→ PROVIDED RECORDS
____________

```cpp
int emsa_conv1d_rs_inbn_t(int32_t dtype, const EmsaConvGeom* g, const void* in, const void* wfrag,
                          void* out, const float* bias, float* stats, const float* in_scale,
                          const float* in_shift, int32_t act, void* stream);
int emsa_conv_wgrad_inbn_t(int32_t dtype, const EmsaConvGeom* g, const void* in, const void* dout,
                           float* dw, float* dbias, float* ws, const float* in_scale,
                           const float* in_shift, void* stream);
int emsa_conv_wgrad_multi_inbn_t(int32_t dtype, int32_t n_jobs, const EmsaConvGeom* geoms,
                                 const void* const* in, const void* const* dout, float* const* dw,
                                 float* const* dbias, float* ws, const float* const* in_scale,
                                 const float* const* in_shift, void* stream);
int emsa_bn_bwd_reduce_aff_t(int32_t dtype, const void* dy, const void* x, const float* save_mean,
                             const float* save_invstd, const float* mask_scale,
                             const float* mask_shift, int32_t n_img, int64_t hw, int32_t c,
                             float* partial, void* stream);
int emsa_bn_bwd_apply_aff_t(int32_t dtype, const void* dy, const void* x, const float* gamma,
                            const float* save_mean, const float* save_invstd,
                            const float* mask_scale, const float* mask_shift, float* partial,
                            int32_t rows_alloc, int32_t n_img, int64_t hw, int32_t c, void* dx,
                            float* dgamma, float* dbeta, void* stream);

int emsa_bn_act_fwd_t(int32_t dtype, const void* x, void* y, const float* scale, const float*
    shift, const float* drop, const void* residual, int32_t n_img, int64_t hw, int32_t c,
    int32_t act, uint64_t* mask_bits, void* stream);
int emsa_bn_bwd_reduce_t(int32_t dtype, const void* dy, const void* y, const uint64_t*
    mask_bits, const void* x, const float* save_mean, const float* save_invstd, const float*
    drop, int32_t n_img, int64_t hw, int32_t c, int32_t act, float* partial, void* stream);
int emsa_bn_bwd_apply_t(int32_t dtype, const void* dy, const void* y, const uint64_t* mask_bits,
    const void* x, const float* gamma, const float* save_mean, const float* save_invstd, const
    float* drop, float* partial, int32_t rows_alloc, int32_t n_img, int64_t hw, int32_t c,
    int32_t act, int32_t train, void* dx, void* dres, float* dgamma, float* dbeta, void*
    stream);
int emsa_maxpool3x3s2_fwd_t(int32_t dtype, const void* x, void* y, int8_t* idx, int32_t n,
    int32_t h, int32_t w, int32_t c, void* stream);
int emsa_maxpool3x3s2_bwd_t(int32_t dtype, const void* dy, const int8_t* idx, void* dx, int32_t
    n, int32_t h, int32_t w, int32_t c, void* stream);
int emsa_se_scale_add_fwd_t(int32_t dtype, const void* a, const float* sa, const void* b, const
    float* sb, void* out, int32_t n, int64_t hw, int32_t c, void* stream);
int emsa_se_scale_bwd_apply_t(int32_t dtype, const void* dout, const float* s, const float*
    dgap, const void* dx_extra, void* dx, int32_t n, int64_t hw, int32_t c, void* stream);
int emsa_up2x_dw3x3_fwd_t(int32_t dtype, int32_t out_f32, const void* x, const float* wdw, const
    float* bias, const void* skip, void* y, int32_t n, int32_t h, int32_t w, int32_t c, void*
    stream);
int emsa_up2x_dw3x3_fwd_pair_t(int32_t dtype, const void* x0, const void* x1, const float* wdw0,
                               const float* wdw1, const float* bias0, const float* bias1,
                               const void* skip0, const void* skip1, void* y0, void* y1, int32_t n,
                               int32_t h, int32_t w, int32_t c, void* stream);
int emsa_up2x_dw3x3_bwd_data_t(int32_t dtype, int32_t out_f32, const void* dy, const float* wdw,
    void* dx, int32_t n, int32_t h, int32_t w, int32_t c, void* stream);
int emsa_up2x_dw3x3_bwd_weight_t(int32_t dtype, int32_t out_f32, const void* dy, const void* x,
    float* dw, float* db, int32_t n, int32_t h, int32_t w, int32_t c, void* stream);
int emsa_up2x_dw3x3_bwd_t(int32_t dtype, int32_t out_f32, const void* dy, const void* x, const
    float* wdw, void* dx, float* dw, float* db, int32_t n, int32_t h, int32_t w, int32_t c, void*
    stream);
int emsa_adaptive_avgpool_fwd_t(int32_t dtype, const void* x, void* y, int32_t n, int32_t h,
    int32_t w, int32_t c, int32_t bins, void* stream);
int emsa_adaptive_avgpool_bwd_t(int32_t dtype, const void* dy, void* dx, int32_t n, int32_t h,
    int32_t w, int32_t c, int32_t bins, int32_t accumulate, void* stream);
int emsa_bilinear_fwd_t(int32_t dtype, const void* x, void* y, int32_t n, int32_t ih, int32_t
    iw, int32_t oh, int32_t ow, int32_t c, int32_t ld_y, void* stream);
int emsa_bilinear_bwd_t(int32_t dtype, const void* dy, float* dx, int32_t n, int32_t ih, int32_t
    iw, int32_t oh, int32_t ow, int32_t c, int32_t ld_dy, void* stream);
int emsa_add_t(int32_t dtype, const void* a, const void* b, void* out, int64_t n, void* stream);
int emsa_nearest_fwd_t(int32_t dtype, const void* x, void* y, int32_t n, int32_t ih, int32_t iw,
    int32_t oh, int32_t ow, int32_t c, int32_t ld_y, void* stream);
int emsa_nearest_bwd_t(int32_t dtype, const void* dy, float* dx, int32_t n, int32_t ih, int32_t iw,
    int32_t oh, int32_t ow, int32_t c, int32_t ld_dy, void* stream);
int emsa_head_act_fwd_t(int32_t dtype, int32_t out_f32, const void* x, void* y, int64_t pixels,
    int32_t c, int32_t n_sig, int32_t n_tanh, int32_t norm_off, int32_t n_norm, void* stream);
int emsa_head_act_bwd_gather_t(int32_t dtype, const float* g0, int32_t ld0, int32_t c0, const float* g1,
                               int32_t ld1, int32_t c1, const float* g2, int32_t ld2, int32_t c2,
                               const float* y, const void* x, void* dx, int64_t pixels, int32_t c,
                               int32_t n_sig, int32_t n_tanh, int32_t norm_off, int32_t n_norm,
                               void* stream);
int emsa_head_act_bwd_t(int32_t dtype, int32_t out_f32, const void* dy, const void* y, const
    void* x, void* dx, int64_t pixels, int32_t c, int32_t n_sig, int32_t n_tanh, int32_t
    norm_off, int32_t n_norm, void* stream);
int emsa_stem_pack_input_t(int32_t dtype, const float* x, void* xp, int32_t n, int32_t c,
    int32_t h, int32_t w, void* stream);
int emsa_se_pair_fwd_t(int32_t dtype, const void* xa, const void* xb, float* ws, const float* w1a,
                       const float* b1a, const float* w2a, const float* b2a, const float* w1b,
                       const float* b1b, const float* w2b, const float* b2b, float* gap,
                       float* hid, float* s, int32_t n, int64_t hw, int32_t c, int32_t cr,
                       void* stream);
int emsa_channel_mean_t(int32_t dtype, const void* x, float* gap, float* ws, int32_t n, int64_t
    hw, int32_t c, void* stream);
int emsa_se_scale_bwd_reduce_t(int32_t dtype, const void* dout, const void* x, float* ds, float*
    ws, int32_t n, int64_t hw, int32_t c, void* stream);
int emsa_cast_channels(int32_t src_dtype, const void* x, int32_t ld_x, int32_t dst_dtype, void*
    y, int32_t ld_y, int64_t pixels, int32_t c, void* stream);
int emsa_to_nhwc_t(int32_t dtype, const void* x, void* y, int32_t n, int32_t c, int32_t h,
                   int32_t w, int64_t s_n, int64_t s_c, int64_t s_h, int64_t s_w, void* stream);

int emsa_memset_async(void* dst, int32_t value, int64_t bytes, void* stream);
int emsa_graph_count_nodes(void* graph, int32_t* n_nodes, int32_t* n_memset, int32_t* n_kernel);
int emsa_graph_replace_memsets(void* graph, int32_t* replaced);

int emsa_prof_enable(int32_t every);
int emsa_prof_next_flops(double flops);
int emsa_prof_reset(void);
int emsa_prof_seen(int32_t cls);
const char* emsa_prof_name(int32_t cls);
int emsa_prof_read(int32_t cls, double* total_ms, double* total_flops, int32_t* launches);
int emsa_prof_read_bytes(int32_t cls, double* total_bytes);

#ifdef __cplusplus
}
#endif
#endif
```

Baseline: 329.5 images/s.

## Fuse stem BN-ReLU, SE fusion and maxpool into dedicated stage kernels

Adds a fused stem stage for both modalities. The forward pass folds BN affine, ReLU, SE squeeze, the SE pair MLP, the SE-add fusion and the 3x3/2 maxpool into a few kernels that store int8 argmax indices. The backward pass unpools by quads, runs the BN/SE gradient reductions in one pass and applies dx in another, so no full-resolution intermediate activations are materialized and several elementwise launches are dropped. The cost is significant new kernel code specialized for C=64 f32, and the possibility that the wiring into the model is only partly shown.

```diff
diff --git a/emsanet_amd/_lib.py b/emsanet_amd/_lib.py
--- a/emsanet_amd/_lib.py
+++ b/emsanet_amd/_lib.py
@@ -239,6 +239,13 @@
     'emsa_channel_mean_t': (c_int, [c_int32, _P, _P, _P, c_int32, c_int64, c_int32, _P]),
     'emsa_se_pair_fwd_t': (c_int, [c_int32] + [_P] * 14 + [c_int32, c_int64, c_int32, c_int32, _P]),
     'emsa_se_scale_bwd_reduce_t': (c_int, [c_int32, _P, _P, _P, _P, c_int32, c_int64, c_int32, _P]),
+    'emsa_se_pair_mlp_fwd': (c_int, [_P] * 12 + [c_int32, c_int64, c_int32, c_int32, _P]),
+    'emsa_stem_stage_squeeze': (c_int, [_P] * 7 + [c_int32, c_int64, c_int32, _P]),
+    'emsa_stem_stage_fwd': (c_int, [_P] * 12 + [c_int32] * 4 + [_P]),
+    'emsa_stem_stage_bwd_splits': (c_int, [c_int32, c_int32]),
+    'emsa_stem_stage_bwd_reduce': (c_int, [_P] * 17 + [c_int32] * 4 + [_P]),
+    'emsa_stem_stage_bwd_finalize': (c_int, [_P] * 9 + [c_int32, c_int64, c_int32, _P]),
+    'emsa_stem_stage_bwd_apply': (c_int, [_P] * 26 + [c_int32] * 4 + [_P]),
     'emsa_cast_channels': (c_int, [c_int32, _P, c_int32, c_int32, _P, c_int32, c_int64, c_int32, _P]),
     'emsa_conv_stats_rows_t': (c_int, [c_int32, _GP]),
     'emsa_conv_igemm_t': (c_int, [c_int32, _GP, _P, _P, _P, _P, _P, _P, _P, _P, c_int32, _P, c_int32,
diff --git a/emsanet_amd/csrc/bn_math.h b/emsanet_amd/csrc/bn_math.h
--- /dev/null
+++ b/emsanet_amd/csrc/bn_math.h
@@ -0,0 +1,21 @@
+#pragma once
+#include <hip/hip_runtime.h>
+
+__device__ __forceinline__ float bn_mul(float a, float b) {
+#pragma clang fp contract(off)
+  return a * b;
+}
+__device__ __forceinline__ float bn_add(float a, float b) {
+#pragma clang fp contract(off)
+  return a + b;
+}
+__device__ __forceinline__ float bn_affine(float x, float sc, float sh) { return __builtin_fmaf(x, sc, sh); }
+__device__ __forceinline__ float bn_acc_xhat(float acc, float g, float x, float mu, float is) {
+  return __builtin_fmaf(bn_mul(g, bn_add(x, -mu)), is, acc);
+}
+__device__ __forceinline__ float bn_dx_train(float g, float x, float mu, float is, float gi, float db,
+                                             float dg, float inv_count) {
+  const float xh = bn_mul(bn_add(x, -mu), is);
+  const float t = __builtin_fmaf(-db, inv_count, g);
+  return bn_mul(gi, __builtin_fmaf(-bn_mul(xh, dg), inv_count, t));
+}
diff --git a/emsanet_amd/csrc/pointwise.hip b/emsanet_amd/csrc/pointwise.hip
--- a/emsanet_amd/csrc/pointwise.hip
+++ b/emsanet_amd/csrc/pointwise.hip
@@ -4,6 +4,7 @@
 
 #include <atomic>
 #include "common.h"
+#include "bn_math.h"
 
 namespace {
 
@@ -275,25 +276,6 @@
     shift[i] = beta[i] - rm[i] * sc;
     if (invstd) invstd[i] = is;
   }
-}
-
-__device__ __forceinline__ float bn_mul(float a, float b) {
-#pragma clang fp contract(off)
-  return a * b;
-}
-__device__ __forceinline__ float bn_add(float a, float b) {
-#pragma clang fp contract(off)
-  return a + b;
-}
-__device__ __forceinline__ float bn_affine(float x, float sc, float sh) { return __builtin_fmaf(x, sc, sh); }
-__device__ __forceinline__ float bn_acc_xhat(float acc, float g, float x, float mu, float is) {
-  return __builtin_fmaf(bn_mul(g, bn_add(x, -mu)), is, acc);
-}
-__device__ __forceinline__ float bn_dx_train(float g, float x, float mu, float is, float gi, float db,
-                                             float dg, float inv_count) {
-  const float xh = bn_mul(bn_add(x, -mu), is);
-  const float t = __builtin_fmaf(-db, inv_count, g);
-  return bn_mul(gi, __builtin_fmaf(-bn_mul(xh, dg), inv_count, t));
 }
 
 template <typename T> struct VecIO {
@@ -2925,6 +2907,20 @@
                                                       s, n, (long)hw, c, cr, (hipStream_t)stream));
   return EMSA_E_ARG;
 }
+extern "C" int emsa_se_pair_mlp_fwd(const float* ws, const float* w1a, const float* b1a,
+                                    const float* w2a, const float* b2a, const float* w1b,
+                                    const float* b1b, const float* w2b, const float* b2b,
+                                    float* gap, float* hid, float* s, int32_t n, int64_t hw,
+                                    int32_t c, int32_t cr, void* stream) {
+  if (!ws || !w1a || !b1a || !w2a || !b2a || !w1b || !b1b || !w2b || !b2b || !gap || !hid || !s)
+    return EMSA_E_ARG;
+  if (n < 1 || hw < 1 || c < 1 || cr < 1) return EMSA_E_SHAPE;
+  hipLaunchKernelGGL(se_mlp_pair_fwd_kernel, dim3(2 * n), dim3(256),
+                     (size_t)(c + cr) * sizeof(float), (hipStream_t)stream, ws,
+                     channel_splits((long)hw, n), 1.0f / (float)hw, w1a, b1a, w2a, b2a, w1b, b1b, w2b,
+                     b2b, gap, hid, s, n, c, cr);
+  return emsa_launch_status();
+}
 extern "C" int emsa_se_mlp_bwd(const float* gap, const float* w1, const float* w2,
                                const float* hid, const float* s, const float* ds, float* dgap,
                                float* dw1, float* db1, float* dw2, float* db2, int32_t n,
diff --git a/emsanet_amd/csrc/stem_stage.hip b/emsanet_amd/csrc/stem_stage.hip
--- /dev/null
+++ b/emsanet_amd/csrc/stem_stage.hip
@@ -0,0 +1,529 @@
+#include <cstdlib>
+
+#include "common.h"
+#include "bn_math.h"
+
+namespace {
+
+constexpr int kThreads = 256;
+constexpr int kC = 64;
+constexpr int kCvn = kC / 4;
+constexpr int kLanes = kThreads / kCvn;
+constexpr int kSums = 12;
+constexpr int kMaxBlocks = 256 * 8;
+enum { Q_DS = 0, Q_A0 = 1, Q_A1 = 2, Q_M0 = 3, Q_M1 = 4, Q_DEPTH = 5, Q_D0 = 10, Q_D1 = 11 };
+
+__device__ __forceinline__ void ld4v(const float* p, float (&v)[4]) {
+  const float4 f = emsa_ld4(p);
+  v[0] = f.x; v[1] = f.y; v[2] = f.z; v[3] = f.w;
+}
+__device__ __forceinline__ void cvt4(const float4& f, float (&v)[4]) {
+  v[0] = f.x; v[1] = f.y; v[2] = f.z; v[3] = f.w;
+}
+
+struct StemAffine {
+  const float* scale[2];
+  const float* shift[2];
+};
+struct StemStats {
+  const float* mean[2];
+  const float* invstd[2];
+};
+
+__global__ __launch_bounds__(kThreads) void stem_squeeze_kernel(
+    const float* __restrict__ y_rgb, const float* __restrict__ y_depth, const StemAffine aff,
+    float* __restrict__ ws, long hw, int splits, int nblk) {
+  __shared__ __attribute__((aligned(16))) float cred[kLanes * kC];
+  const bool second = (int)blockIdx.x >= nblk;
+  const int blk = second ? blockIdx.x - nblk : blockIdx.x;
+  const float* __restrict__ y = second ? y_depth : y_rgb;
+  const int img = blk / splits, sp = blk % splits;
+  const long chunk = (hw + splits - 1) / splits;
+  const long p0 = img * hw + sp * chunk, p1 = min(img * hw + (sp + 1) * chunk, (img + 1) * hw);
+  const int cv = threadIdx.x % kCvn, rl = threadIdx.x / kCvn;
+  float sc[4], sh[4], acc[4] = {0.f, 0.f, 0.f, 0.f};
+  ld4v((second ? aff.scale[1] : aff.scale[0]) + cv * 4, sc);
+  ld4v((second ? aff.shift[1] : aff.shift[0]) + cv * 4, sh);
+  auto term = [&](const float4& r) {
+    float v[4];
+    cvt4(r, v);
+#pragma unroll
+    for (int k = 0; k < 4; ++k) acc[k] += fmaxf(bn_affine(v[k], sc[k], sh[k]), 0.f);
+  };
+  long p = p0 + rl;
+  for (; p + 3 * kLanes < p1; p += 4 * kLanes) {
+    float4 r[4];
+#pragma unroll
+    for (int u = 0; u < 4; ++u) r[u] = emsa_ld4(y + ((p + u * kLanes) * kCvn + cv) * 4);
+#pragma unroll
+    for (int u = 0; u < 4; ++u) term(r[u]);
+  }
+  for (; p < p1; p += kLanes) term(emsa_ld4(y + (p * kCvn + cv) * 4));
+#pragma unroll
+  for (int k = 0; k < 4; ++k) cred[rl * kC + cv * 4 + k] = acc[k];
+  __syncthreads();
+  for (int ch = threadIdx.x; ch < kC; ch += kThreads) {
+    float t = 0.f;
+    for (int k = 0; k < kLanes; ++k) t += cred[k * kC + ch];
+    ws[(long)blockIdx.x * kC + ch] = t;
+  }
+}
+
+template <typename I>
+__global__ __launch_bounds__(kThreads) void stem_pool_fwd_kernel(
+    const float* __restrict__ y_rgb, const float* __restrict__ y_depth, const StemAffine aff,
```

____________

→ ABOUT THIS EXERCISE
What lines above hold the word "kThreads"? List them all.

→ TASK RESULT
+constexpr int kThreads = 256;
+constexpr int kLanes = kThreads / kCvn;
+__global__ __launch_bounds__(kThreads) void stem_squeeze_kernel(
+  for (int ch = threadIdx.x; ch < kC; ch += kThreads) {
+__global__ __launch_bounds__(kThreads) void stem_pool_fwd_kernel(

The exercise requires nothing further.